So once again, it's the future: 2165 or around about that. It appears that by 2050, Earth had become all peaceable and stuff and also monstrously prosperous, thanks to technology. So everyone became real keen on exploring space. 'Cept that it would be really expensive and not terribly feasible to send human crews blasting around for hundreds of years to reach our nearest neighbors. So engram crews were sent instead: super-complex software recreations of actual people, or bodiless clones, if you will. This meant that the ships just basically had to be flying computers with some nanofacturing capabilities to build stuff at the destination. Also the engrams could basically ride along in stand-by mode, more or less sleeping, so as to not, you know, flip out through the sheer boredom of the long voyage.
Well, at this here one distant destination, many light years away, and a hundred years after launch time, one engram does wig out over the basic disconnect over "my memories tell me I am Peter but really I know I am a computer program in a VR environment". So his crew dumps him in an android body on the planet's surface and tells him to just kind of putter about at the base camp there and stay out of their way. They get no transmissions from Earth, so obviously something happened during the trip and the home planet cannot or will not talk to them (although of course any real-time communications would be out of the question due to the years-long time lag).

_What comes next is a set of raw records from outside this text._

@@ -141,6 +142,7 @@
 }
 SYMBOLS = tuple(PROTOTYPES)
 RT_STORE_FLAGS = {"rows": 4, "lines": 0, "lines_nt": 8}
+ANALYSIS_FLAGS = dict(RT_STORE_FLAGS, classic=64)
 RT_INVERSE_FLAGS = {"direct": 0, "transform": 32}
 del vp, i32, i64, sz, f64
 
diff --git a/magphase_amd/build.py b/magphase_amd/build.py
--- a/magphase_amd/build.py
+++ b/magphase_amd/build.py
@@ -16,6 +16,7 @@
 SRC = os.path.join(CSRC, "magphase_hip.hip")
 HEADERS = [os.path.join(CSRC, "wave_fft.hpp"), os.path.join(CSRC, "wave_fft_f64.hpp"),
            os.path.join(CSRC, "mpx_common.hpp"), os.path.join(CSRC, "host_pool.hpp"),
+           os.path.join(CSRC, "pair_feature_rows.inc"),
            os.path.join(os.path.dirname(HERE), "include", "magphase_hip.h")]
 PYHOST_SRC = os.path.join(CSRC, "magphase_pyhost.cpp")
 PYHOST = os.path.join(HERE, "_mpx_pyhost.so")
diff --git a/magphase_amd/csrc/magphase_comp.hip b/magphase_amd/csrc/magphase_comp.hip
--- a/magphase_amd/csrc/magphase_comp.hip
+++ b/magphase_amd/csrc/magphase_comp.hip
@@ -1174,133 +1174,7 @@
             } else {
                 pair_analysis_spectrum<P, NW>(w, g, lane, wa_c, wa_s, no_r, no_i, nm_r, nm_i, nh_r, nh_i, narrow);
             }
-            MPX_MARK("features_stores_merge");
-            auto feat = [](float x_r, float x_i, float& m, float& a, float& b) {
-                const float s2 = x_r * x_r + x_i * x_i;
-                const float r = __builtin_amdgcn_rsqf(fmaxf(s2, 1.0e-37f));
-                m = s2 * r;
-                a = x_r * r;
-                b = x_i * r;
-            };
-            if constexpr (comp_compact<P>()) {
-                const float4 pk = tw_half_pad<P>(w.tw, lane);
-                ws_c = pk.x;
-                ws_s = -pk.y;
-            }
-            const bool lane0 = (lane == 0);
-            float* row_m = omag + (long long)fi * ld;
-            float* row_r = oreal + (long long)fi * ld;
-            float* row_i = oimag + (long long)fi * ld;
-            int s_m = 0, s_r = 0, s_i = 0;
-            if constexpr (ST != kStoreRows) {
-                s_m = __builtin_amdgcn_readfirstlane(row_store_phase(row_m));
-                s_r = __builtin_amdgcn_readfirstlane(row_store_phase(row_r));
-                s_i = __builtin_amdgcn_readfirstlane(row_store_phase(row_i));
-            }
-            const bool pv_m = row_asc_prev(lane, s_m), pv_r = row_asc_prev(lane, s_r), pv_i = row_asc_prev(lane, s_i);
-            const bool cu_m = row_mir_cur(lane, s_m), cu_r = row_mir_cur(lane, s_r), cu_i = row_mir_cur(lane, s_i);
-            const int hoff = lane0 ? M - 64 : M - lane;
-            float* mlo = row_m + (ST != kStoreRows ? 0 : lane);
-            float* rlo = row_r + (ST != kStoreRows ? 0 : lane);
-            float* ilo = row_i + (ST != kStoreRows ? 0 : lane);
-            float* mhi = row_m + (ST != kStoreRows ? 0 : hoff);
-            float* rhi = row_r + (ST != kStoreRows ? 0 : hoff);
-            float* ihi = row_i + (ST != kStoreRows ? 0 : hoff);
-            auto st_line = [](float* dst, float v) {
-                if constexpr (ST == kStoreLinesNT) __builtin_nontemporal_store(v, dst);
-                else *dst = v;
-            };
-            auto st_mask = [](float* dst, float v, unsigned long long mask) {
-                unsigned long long saved;
-                asm volatile("s_and_saveexec_b64 %0, %3\n\tglobal_store_dword %1, %2, off\n\ts_mov_b64 exec, %0"
-                             : "=&s"(saved)
-                             : "v"(dst), "v"(v), "s"(mask)
-                             : "memory", "scc");
-            };
-            unsigned long long k_pv_m = 0, k_pv_r = 0, k_pv_i = 0, k_cu_m = 0, k_cu_r = 0, k_cu_i = 0;
-            if constexpr (ST != kStoreRows) {
-                k_pv_m = __builtin_amdgcn_ballot_w64(pv_m), k_cu_m = __builtin_amdgcn_ballot_w64(cu_m);
-                k_pv_r = __builtin_amdgcn_ballot_w64(pv_r), k_cu_r = __builtin_amdgcn_ballot_w64(cu_r);
-                k_pv_i = __builtin_amdgcn_ballot_w64(pv_i), k_cu_i = __builtin_amdgcn_ballot_w64(cu_i);
-            }
-            float zr[HP], zi[HP];
-            float hm = 0.0f, ha = 0.0f, hb = 0.0f;
-            float pm = 0.0f, pa = 0.0f, pb = 0.0f;
-#pragma unroll
-            for (int q = 0; q < HP; ++q) {
-                float m, a, b, mq, aq, bq;
-                feat(no_r[q], no_i[q], m, a, b);
-                feat(nm_r[q], nm_i[q], mq, aq, bq);
-                if constexpr (ST == kStoreRows) {
-                    mlo[64 * q] = m;
-                    rlo[64 * q] = a;
-                    ilo[64 * q] = b;
-                    if (q == 0) {
-                        if (lane0) {
-                            row_m[M] = mq;
-                            row_r[M] = aq;
-                            row_i[M] = bq;
-                        }
-                    } else {
-                        mhi[-64 * (q - 1)] = lane0 ? mq : hm;
-                        rhi[-64 * (q - 1)] = lane0 ? aq : ha;
-                        ihi[-64 * (q - 1)] = lane0 ? bq : hb;
-                    }
-                } else if (q == 0) {
-                    st_mask(mlo + row_asc_base(lane, false) + row_asc_off(0), m, ~k_pv_m);
-                    st_mask(rlo + row_asc_base(lane, false) + row_asc_off(0), a, ~k_pv_r);
-                    st_mask(ilo + row_asc_base(lane, false) + row_asc_off(0), b, ~k_pv_i);
-                    if (cu_m || cu_r || cu_i) {
-                        st_mask(mhi + row_mir_base(lane, true, M) + row_mir_off(0), mq, k_cu_m);
-                        st_mask(rhi + row_mir_base(lane, true, M) + row_mir_off(0), aq, k_cu_r);
-                        st_mask(ihi + row_mir_base(lane, true, M) + row_mir_off(0), bq, k_cu_i);
-                    }
-                } else {
-                    st_line(mlo + row_asc_base(lane, pv_m) + row_asc_off(q), pv_m ? pm : m);
-                    st_line(rlo + row_asc_base(lane, pv_r) + row_asc_off(q), pv_r ? pa : a);
-                    st_line(ilo + row_asc_base(lane, pv_i) + row_asc_off(q), pv_i ? pb : b);
-                    st_line(mhi + row_mir_base(lane, cu_m, M) + row_mir_off(q), cu_m ? mq : hm);
-                    st_line(rhi + row_mir_base(lane, cu_r, M) + row_mir_off(q), cu_r ? aq : ha);
-                    st_line(ihi + row_mir_base(lane, cu_i, M) + row_mir_off(q), cu_i ? bq : hb);
-                }
-                if constexpr (ST != kStoreRows) {
-                    pm = m;
-                    pa = a;
-                    pb = b;
-                }
-                hm = mq;
-                ha = aq;
-                hb = bq;
-                if constexpr (DIRECT) {
-                    const float cq = cos2p<P>(q), sq = sin2p<P>(q);
-                    const float wr = ws_c * cq - ws_s * sq, wi = ws_c * sq + ws_s * cq;
-                    asm volatile("" ::"v"(wr), "v"(wi));
-                } else {
-                    const float x_r = no_r[q], p_r = nm_r[q];
-                    float x_i = no_i[q], p_i = nm_i[q];
-                    if (q == 0) {
-                        x_i = lane0 ? 0.0f : x_i;
-                        p_i = lane0 ? 0.0f : p_i;
-                    }
-                    merge_pair_step<P>(q, x_r, x_i, p_r, p_i, ws_c, ws_s, xr[q], xi[q], zr[q], zi[q]);
-                }
-            }
-            float mH, aH, bH;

A coupla years later, the engrams are just minding their business and building robo-facilities and exploring and stuff, when, within a day, a bunch of linked orbital towers get connected via space elevator to the surface. Who built these, and how and why, are mysteries. Pete the engram/android flies over to the base of one of the tower-things and gets a free ride up to the spindle attached above, way up in orbit. Then a pack of alien AIs go all, "I am for you, Peter" and tell him, yeah, some benevolent super-aliens just did a quick fly-by and built this whole complex installation with some of their Model T-level technology, 'cuz they're all hyper-advanced but they like to throw a few crumbs at the more primitive species they encounter, to help 'em bootstrap their way up. And oh, yeah, the alien AIs will only talk to and obey Peter and no one else in the crew.
So the novel goes from there. Who are these aliens? What do they want? Are they good? Are they bad? Should the engrammites use all of the kewl toys the aliens have given them? And what has become of Earth in the meantime?
This is a tale on yer epic Clarkean scale with a bit of Vernor Vinge thrown in. Huge revelations are...um...revealed. And action takes place on literally a stellar level. Lots of big ideas get thrown around. (The authors are a little too proud of their use of the revised Planckian measurement system, but it shows how seriously they take some of their scientific gimcrackery.)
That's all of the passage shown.